Babies’ ones were like a large black tub that you put the baby in. Apparently mine had Mickey Mouse on it. I have no memory of it, and sometimes wonder what difference Mickey Mouse would have made to the awfulness of a gas attack.
We had a gas mask in our shed after the war. I remember me and my friends trying it on. It smelt rubbery and was difficult to breathe in at all.
I may be wrong, but I have an idea that the chemicals in the filter would be considered a hazard to health and safety nowadays, but needs must when the devil drove.
Ours was the ordinary sort with the filter on the front, making you look like a scary version of the Elephant’s Child in Rudyard Kipling’s story. My friend next door’s father had been an air-raid warden and his had a face mask with a tube like a vacuum cleaner pipe going down to a red box that the warden presumably wore on his belt.
The air-raid sirens went off when a raid was imminent – a doom-laden sound that still makes me shiver to hear it. From then until the all clear sounded was the blackout.
The job of the wardens, most of whom had a day-time job as well, was to patrol the streets telling people to put lights off or close their blackout blinds and, if a bomb did drop, to help the wounded, keep order and restore calm. Keep Calm and Carry On wasn’t a joke.

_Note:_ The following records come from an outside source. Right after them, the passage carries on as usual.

int rrv_transfer_batch_device(rrv_handle h, const void* d_in, int B, int H, int W, void* d_out) {
// ... 211 lines not shown
    if (!call.owns_lock()) { memcpy(dst, src, bytes); return; }
    const size_t slice = ((bytes / nt) + 4095) & ~(size_t)4095;
    pool->run((char*)dst, (const char*)src, bytes, nt, slice);
}
static std::mutex g_pin_mu;
static std::map<const char*, size_t> g_pin_ranges;
static bool is_pinned(const void* ptr, size_t bytes) {
    {
        std::lock_guard<std::mutex> lk(g_pin_mu);
        auto it = g_pin_ranges.upper_bound((const char*)ptr);
        if (it != g_pin_ranges.begin()) {
            --it;
            if ((const char*)ptr + bytes <= it->first + it->second) return true;
        }
    }
    hipPointerAttribute_t a;
    for (const char* q : {(const char*)ptr, (const char*)ptr + (bytes ? bytes - 1 : 0)}) {
        if (hipPointerGetAttributes(&a, q) != hipSuccess) { (void)hipGetLastError(); return false; }
        if (a.type != hipMemoryTypeHost) return false;
    }
    return true;
}
static int retire_ticket(rrv_handle h, int set);
static int claim_staging(rrv_handle h) {
    for (int i = 0; i < HOST_SETS; ++i) RCHK(retire_ticket(h, i));
    RCHK(sync_all(h));
    h->next_slot = 0;
    return RRV_OK;
}
static int host_pipeline(rrv_handle h, const uint8_t* frames, void* out, const Xfer& x) {
    if (!h || !frames || !out) return RRV_E_ARG;
    HIPCHK(hipSetDevice(h->dev));
    RCHK(check_xfer(h, x, true));
    const int B = x.B;
    const float* const mask = x.mask;
    const int mask_images = x.mask_images;
    const size_t fb = x.in_bytes();
    const size_t fob = x.out_bytes();
    char* const outc = (char*)out;
    const int sub = x.model == Model::GLOBAL ? host_sub(B, x.KH(), x.KW()) : std::min(host_sub(B, x.KH(), x.KW()), (int)rrv_ctx::MS_GROUP_MAX);
    const size_t mfl = x.mask_floats();
    auto run = [&](int slot, int k, const void* d_in, int nb, void* d_out) -> int {
        Xfer part = x;
        part.B = nb;
        if (x.wts) part.wts = x.wts + (size_t)k * sub * x.ns;
        if (mask) { part.mask = h->hstage[k % HOST_SETS].mask; part.mask_images = mask_images == 1 ? 1 : nb; }
        return run_xfer(h, slot, d_in, d_out, part);
    };
    const bool in_pin = is_pinned(frames, (size_t)B * fb), out_pin = is_pinned(out, (size_t)B * fob);
    const size_t msub = (size_t)(mask_images == 1 ? 1 : sub) * mfl;
    const bool m_pin = mask && is_pinned(mask, (size_t)mask_images * mfl * sizeof(float));
    const bool host_in = !in_pin || (mask && !m_pin);
    RCHK(claim_staging(h));
    const int nchunk = (B + sub - 1) / sub;
    const int nsets = nchunk < HOST_SETS ? nchunk : HOST_SETS;
    const bool zin = h->host_io == 1 || h->host_io == 2, zout = h->host_io == 1 || h->host_io == 3;
    for (int i = 0; i < nsets; ++i) {
        RCHK(stage_reserve(h, i, zin ? 0 : (size_t)sub * fb, zout ? 0 : (size_t)sub * fob, false));
        RCHK(stage_reserve(h, i, in_pin ? 0 : (size_t)sub * fb, out_pin ? 0 : (size_t)sub * fob, true));
        if (!mask) continue;
        rrv_ctx::HostStage& st = h->hstage[i];
        RCHK(ensure_dev(h, st.mask, st.mask_cap, msub));
        if (!m_pin && st.mask_pin_cap < msub) {
            if (st.mask_pin) (void)hipHostFree(st.mask_pin);
            st.mask_pin = nullptr; st.mask_pin_cap = 0;
            if (hipHostMalloc((void**)&st.mask_pin, msub * sizeof(float), hipHostMallocDefault) != hipSuccess) {
                (void)hipGetLastError();
                st.mask_pin = nullptr;
                return fail(h, RRV_E_NOMEM, "staging: out of page-locked host memory");
            }
            st.mask_pin_cap = msub;
        }
    }
    auto count = [&](int k) { return (k + 1) * sub <= B ? sub : B - k * sub; };
    auto drain = [&](int k) -> int {
        auto& st = h->hstage[k % HOST_SETS];
        HIPCHK(hipEventSynchronize(st.out_done));
        if (!out_pin) host_copy(outc + (size_t)k * sub * fob, st.pin.out, (size_t)count(k) * fob);
        return RRV_OK;
    };
    int rc = RRV_OK;
    for (int k = 0; k < nchunk && rc == RRV_OK; ++k) {
        auto& st = h->hstage[k % HOST_SETS];
        const bool reuse = k >= HOST_SETS;
        if (reuse && (host_in || !out_pin)) rc = drain(k - HOST_SETS);
        if (rc != RRV_OK) break;
        const int nb = count(k);
        const uint8_t* src = frames + (size_t)k * sub * fb;
        if (!in_pin) { host_copy(st.pin.in, src, (size_t)nb * fb); src = st.pin.in; }
        const float* msrc = nullptr;
        size_t mbytes = 0;
        if (mask) {
            msrc = mask + (mask_images == 1 ? 0 : (size_t)k * sub * mfl);
            mbytes = (size_t)(mask_images == 1 ? 1 : nb) * mfl * sizeof(float);
            if (!m_pin) { host_copy(st.mask_pin, msrc, mbytes); msrc = st.mask_pin; }
        }
        const int slot = h->profiling ? 0 : (k & 1) % h->n_slots;
        hipStream_t cs = h->streams[slot];
        if (nchunk == 1 && h->host_io == 0) {
            HIPCHK(hipMemcpyAsync(st.dev.in, src, (size_t)nb * fb, hipMemcpyHostToDevice, cs));
            if (mask) HIPCHK(hipMemcpyAsync(st.mask, msrc, mbytes, hipMemcpyHostToDevice, cs));
            rc = run(slot, k, st.dev.in, nb, st.dev.out);
            if (rc != RRV_OK) break;
            HIPCHK(hipMemcpyAsync(out_pin ? out : st.pin.out, st.dev.out, (size_t)nb * fob, hipMemcpyDeviceToHost, cs));
            HIPCHK(hipStreamSynchronize(cs));
            if (!out_pin) host_copy(out, st.pin.out, (size_t)nb * fob);
            return RRV_OK;
        }
        const uint8_t* k_in = src;
        if (!zin || mask) {
            if (reuse) HIPCHK(hipStreamWaitEvent(h->copy_in, st.k_done, 0));
            if (!zin) {
                HIPCHK(hipMemcpyAsync(st.dev.in, src, (size_t)nb * fb, hipMemcpyHostToDevice, h->copy_in));
                k_in = st.dev.in;
            }
            if (mask) HIPCHK(hipMemcpyAsync(st.mask, msrc, mbytes, hipMemcpyHostToDevice, h->copy_in));
            HIPCHK(hipEventRecord(st.in_done, h->copy_in));
            HIPCHK(hipStreamWaitEvent(cs, st.in_done, 0));
        }
        void* const h_dst = out_pin ? outc + (size_t)k * sub * fob : st.pin.out;
        if (reuse) HIPCHK(hipStreamWaitEvent(cs, st.out_done, 0));
        void* const k_out = zout ? h_dst : st.dev.out;
        rc = run(slot, k, k_in, nb, k_out);
        if (rc != RRV_OK) break;
        if (!zin || mask) HIPCHK(hipEventRecord(st.k_done, cs));
        if (zout) { HIPCHK(hipEventRecord(st.out_done, cs)); continue; }
        if (zin && !mask) HIPCHK(hipEventRecord(st.k_done, cs));
        HIPCHK(hipStreamWaitEvent(h->copy_out, st.k_done, 0));
        HIPCHK(hipMemcpyAsync(h_dst, st.dev.out, (size_t)nb * fob, hipMemcpyDeviceToHost, h->copy_out));
        HIPCHK(hipEventRecord(st.out_done, h->copy_out));
    }
    if (rc != RRV_OK) { (void)sync_all(h); return rc; }
    const int first_open = (host_in || !out_pin) ? (nchunk - HOST_SETS < 0 ? 0 : nchunk - HOST_SETS) : 0;
    if (!host_in && out_pin) {
        if (zout) RCHK(sync_all(h));
        else HIPCHK(hipStreamSynchronize(h->copy_out));
    } else {
        for (int k = first_open; k < nchunk; ++k) RCHK(drain(k));
    }
    return RRV_OK;
}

The work could be dangerous. A former acquaintance, Mr Fred Parrack of Whitley Bay, told me that he was once on patrol when a bomb fell at the end of the street, blowing in all the windows. He had his back to the blast. It came along, picked him up bodily, and carried him for several yards before depositing him on the ground.
Our pictures show two survivals from World War II. I think the big yellow circle in Copper Chare must be gas paint, a chemical composition that changed colour if mustard gas was present.
It was put on the tops of pillar boxes and other prominent places to warn air-raid wardens and the public generally. This particular example was probably there for whoever was using the Drill Hall that stood across the road.
The ARP post was in the undercroft of the house at the top of Dogger Bank. Until recently, the sign was completely overpainted and could not be seen.
But when the paint was burnt off, my wife noticed the faint trace of the words ‘Wardens Post’. These doors must be at least seventy years old and in the process of being repaired and renovated, have revealed a little bit of Morpeth history.
• For more on the wartime uses of buildings, see Alec Tweddle’s ‘Town Trails for Morpethians’.